● **EXERCISE REQUIREMENTS**
Find all lines in the listing that include the word "string", then copy them.

● **PROVIDED RECORDS**
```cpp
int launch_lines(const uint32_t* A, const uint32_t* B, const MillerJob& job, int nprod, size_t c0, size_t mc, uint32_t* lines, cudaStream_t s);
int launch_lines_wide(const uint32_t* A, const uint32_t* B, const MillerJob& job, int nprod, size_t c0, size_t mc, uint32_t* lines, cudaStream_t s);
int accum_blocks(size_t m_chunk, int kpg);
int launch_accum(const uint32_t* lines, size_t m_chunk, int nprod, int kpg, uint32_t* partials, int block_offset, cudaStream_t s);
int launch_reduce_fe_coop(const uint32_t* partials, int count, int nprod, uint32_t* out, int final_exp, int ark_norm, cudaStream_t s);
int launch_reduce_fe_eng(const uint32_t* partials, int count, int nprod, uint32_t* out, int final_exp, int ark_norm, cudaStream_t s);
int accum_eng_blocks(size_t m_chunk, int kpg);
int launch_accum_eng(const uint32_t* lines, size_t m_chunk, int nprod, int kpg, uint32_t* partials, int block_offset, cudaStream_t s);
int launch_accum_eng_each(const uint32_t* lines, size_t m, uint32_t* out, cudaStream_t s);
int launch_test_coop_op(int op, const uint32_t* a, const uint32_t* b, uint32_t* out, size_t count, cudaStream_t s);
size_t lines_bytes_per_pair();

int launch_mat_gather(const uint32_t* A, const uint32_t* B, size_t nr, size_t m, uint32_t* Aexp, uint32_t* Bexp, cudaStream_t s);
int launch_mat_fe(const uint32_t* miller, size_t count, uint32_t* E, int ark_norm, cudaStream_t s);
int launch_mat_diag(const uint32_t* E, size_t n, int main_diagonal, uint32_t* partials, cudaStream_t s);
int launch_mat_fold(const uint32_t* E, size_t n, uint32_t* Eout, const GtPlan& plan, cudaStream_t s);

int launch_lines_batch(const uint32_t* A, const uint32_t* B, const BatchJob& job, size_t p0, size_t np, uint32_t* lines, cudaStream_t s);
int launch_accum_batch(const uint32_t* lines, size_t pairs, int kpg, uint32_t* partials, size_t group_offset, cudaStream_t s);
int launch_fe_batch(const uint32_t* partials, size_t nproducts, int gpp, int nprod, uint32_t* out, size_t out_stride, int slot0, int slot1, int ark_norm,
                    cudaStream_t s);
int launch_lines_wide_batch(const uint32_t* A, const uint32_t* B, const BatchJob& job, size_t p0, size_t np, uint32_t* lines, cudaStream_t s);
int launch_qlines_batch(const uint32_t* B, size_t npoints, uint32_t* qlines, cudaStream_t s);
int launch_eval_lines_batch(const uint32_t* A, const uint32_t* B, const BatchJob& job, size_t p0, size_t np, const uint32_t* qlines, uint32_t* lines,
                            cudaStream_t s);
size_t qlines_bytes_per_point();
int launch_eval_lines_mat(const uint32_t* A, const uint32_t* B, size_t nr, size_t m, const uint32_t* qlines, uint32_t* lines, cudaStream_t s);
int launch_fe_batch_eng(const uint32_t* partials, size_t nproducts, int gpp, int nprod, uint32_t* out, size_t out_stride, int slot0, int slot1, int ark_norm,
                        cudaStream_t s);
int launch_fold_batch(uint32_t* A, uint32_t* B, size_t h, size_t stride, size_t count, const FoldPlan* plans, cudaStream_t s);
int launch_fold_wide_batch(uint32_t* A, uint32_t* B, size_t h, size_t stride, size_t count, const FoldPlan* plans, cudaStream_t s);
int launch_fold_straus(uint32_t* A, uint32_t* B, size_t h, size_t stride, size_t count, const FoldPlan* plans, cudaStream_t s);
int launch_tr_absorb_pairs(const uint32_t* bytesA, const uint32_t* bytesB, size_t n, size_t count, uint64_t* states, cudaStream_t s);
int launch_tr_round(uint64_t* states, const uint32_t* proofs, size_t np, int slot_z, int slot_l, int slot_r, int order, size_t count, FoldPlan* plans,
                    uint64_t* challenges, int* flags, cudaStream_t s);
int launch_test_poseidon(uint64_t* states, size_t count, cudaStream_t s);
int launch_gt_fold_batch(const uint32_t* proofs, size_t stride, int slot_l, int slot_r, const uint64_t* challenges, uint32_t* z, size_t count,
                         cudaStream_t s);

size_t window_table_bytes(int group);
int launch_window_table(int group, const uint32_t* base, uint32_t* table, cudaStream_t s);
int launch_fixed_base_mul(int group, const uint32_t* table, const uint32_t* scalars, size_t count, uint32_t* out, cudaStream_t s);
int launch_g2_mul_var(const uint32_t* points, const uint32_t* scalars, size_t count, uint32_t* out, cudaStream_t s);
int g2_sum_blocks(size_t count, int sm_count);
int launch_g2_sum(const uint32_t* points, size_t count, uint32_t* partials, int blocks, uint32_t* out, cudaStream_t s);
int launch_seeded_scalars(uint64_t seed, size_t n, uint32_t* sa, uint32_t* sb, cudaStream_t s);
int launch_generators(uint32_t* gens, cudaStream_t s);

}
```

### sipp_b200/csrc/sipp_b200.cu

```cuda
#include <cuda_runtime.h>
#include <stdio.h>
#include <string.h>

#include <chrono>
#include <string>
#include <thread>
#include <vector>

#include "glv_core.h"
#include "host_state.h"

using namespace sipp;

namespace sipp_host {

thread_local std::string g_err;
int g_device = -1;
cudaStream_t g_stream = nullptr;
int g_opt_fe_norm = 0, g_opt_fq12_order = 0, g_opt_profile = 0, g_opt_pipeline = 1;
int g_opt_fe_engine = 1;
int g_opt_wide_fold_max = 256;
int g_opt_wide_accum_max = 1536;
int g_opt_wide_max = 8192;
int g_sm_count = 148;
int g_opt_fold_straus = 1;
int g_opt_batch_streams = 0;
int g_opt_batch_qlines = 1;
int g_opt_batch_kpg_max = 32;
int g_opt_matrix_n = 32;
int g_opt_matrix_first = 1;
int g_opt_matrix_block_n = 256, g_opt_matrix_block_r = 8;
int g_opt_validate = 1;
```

● **TASK OUTPUT**
#include <string.h>
#include <string>
thread_local std::string g_err;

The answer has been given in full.